[Stored data entries]

================

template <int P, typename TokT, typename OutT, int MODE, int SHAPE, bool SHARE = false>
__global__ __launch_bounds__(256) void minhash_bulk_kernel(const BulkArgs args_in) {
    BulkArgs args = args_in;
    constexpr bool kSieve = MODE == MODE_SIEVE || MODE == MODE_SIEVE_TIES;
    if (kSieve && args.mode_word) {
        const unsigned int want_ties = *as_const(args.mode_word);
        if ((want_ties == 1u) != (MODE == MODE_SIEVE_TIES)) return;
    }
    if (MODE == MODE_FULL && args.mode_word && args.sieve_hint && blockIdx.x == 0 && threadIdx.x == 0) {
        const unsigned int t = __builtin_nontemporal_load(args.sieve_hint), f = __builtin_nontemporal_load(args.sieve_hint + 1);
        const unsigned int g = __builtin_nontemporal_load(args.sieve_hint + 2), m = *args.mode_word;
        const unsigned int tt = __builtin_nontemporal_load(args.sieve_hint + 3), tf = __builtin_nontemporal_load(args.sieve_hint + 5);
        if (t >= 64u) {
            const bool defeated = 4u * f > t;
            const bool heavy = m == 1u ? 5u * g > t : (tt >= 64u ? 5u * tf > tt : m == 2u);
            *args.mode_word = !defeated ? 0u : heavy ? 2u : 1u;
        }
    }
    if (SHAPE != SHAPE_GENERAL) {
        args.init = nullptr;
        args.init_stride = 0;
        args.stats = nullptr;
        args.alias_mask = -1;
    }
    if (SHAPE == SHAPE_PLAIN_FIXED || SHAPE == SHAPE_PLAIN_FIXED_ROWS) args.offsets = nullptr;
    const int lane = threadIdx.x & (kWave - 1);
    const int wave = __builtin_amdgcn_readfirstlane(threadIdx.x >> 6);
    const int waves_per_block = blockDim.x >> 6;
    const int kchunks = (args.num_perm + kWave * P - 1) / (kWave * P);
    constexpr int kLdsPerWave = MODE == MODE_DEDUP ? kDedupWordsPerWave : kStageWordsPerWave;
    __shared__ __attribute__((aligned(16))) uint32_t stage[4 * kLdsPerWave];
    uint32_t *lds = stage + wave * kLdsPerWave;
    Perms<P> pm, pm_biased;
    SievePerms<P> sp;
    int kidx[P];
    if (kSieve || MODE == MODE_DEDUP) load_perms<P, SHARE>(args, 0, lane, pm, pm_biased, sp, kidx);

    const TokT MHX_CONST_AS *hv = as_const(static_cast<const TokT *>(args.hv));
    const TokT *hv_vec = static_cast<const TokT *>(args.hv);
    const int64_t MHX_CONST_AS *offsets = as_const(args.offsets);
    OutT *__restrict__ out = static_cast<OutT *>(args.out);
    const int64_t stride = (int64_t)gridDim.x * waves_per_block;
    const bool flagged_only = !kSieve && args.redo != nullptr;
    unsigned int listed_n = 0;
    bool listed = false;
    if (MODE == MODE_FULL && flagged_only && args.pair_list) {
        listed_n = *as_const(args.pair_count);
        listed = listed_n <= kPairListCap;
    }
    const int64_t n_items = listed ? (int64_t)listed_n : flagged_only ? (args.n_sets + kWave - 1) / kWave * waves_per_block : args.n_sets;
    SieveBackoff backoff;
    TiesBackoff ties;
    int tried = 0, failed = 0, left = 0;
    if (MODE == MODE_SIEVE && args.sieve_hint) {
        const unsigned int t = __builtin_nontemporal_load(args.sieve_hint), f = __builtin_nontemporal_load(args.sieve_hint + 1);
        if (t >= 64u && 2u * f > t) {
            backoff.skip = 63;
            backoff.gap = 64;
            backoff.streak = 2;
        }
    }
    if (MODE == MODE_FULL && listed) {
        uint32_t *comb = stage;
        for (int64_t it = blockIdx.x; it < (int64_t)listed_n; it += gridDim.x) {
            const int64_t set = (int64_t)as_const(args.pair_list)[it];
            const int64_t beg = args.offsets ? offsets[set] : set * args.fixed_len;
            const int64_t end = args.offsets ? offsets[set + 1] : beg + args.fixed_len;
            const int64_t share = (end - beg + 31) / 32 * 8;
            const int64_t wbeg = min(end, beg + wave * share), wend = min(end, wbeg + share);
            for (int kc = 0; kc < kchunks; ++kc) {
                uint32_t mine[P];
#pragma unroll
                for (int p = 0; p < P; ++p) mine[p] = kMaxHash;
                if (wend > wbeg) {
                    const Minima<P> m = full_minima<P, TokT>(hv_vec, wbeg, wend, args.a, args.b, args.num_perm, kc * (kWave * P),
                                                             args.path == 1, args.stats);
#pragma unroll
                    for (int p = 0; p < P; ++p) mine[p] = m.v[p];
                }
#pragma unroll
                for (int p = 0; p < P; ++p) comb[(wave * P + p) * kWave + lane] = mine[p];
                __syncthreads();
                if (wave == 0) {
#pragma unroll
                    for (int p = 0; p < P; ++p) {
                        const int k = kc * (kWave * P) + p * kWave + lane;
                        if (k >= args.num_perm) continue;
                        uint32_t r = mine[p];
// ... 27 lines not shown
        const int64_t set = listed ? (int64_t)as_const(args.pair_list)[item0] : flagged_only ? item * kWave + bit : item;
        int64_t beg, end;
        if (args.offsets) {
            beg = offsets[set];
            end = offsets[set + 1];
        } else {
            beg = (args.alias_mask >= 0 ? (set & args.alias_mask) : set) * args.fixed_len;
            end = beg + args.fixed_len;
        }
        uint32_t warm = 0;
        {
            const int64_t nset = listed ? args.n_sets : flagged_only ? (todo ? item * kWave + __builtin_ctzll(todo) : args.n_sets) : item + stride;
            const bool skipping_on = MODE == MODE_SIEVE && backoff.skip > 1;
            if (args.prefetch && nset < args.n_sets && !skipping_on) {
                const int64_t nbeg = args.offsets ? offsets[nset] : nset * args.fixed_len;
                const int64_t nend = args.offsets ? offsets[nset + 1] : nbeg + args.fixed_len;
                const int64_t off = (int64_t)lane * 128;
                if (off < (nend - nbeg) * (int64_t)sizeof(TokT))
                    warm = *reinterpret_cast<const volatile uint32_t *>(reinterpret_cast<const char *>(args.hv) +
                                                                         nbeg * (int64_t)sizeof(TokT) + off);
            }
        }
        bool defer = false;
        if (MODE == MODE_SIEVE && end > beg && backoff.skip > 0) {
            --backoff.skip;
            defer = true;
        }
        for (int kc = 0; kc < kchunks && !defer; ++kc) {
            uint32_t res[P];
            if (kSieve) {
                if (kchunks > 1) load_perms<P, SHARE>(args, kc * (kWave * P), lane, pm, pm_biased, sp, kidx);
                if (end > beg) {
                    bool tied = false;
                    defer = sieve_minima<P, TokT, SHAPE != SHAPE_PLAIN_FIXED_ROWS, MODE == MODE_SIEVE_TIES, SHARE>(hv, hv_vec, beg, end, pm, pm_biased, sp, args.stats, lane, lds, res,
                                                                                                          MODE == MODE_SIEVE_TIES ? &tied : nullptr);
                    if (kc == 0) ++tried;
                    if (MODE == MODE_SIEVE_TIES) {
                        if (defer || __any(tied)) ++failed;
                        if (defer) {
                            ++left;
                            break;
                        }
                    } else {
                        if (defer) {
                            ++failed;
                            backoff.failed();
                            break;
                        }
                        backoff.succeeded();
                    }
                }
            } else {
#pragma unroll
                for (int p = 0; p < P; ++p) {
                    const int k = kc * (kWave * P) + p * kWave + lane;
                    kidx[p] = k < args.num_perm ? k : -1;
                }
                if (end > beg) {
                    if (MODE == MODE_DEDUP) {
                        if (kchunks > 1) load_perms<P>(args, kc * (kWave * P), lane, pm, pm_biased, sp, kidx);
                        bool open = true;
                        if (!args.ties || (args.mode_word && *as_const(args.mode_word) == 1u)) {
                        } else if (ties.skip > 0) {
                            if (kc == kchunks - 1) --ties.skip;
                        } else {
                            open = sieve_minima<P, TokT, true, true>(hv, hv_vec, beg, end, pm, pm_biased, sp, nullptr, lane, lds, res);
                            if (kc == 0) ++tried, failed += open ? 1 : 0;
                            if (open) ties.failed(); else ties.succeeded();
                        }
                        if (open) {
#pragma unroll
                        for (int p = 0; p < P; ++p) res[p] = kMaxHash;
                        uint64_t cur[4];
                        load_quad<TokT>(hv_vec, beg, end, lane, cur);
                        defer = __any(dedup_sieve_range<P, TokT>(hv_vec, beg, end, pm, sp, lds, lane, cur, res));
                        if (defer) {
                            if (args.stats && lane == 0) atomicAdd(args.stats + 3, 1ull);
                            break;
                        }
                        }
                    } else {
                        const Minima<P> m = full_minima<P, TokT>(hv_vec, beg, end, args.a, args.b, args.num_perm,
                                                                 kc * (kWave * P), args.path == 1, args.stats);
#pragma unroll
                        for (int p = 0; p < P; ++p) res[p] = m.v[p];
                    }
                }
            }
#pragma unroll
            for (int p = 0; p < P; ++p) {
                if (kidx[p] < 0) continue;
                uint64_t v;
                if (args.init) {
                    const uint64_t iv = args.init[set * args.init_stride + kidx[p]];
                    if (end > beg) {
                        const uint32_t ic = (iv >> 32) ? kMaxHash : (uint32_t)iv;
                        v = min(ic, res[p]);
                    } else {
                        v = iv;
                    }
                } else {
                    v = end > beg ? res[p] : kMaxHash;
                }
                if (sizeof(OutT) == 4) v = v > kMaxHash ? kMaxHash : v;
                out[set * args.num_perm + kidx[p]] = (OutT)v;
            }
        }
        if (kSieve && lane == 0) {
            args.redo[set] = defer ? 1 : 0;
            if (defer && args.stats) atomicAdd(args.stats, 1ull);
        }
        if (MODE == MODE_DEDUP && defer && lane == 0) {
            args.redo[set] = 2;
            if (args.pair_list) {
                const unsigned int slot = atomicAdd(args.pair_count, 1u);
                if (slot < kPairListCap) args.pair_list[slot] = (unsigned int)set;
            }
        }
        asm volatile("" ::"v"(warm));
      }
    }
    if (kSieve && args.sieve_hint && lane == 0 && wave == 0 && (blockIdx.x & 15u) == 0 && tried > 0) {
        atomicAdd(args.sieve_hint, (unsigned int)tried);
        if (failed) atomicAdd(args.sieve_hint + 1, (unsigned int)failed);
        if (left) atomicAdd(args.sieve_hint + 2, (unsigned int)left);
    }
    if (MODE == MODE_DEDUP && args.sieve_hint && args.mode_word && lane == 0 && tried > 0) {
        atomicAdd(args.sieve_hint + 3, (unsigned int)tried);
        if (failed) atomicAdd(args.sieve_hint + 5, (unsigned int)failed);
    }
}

================

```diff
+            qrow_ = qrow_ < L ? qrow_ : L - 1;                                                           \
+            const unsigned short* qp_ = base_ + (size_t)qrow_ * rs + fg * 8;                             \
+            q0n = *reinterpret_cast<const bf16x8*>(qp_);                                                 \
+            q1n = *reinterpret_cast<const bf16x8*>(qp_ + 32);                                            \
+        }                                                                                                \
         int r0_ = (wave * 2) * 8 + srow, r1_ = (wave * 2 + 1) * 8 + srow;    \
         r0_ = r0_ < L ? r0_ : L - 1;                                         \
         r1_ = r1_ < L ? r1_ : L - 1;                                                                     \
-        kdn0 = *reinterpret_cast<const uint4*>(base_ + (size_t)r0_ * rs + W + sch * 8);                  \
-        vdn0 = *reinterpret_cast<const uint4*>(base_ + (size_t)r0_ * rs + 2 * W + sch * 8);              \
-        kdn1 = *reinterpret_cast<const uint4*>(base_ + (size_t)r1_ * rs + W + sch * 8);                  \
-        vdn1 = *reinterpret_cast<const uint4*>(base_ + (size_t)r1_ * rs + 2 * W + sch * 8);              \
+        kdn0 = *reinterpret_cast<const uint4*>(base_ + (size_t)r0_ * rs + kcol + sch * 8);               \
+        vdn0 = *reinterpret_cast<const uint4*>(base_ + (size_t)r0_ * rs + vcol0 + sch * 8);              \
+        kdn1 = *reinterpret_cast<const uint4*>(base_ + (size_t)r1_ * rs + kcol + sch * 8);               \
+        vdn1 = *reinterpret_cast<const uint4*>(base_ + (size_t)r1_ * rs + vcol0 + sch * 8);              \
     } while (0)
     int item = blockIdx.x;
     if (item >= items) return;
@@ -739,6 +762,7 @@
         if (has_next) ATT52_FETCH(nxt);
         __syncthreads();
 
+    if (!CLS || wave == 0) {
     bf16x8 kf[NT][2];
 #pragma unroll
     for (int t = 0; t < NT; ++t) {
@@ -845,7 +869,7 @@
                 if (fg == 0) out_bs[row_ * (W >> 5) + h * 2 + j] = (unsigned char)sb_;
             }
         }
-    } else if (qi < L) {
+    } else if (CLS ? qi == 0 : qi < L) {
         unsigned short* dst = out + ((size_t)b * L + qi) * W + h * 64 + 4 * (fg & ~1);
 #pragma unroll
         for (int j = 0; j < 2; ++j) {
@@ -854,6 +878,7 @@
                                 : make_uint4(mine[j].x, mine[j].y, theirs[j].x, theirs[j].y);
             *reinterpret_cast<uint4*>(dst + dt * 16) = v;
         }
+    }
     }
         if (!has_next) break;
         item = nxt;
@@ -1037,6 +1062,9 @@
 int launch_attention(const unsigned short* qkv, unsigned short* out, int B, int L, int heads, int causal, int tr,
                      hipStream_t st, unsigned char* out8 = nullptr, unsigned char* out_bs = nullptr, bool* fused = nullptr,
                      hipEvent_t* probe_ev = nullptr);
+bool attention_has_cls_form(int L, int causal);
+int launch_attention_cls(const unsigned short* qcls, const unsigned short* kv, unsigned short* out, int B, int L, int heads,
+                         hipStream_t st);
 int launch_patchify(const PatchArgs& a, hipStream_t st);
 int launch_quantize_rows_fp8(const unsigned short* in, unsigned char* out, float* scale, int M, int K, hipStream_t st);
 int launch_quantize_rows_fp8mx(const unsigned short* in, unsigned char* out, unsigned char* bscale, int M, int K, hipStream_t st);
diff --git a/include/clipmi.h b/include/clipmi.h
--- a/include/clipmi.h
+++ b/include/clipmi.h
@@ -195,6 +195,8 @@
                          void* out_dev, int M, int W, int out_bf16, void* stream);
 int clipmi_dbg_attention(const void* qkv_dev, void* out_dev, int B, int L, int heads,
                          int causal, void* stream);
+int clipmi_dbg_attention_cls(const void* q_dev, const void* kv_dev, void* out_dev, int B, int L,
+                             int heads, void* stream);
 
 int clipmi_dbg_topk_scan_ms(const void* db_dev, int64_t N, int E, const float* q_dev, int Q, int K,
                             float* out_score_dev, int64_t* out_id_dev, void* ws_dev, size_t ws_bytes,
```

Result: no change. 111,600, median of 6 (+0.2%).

================

HOW TO COMPLETE THIS TASK
Set down, exactly as they stand above, the lines starting with the line with "template <int P, typename" and going on through the line with "if (SHAPE == SHAPE_PLAIN_FIXED", and no others.

FINAL ANSWER
template <int P, typename TokT, typename OutT, int MODE, int SHAPE, bool SHARE = false>
__global__ __launch_bounds__(256) void minhash_bulk_kernel(const BulkArgs args_in) {
    BulkArgs args = args_in;
    constexpr bool kSieve = MODE == MODE_SIEVE || MODE == MODE_SIEVE_TIES;
    if (kSieve && args.mode_word) {
        const unsigned int want_ties = *as_const(args.mode_word);
        if ((want_ties == 1u) != (MODE == MODE_SIEVE_TIES)) return;
    }
    if (MODE == MODE_FULL && args.mode_word && args.sieve_hint && blockIdx.x == 0 && threadIdx.x == 0) {
        const unsigned int t = __builtin_nontemporal_load(args.sieve_hint), f = __builtin_nontemporal_load(args.sieve_hint + 1);
        const unsigned int g = __builtin_nontemporal_load(args.sieve_hint + 2), m = *args.mode_word;
        const unsigned int tt = __builtin_nontemporal_load(args.sieve_hint + 3), tf = __builtin_nontemporal_load(args.sieve_hint + 5);
        if (t >= 64u) {
            const bool defeated = 4u * f > t;
            const bool heavy = m == 1u ? 5u * g > t : (tt >= 64u ? 5u * tf > tt : m == 2u);
            *args.mode_word = !defeated ? 0u : heavy ? 2u : 1u;
        }
    }
    if (SHAPE != SHAPE_GENERAL) {
        args.init = nullptr;
        args.init_stride = 0;
        args.stats = nullptr;
        args.alias_mask = -1;
    }
    if (SHAPE == SHAPE_PLAIN_FIXED || SHAPE == SHAPE_PLAIN_FIXED_ROWS) args.offsets = nullptr;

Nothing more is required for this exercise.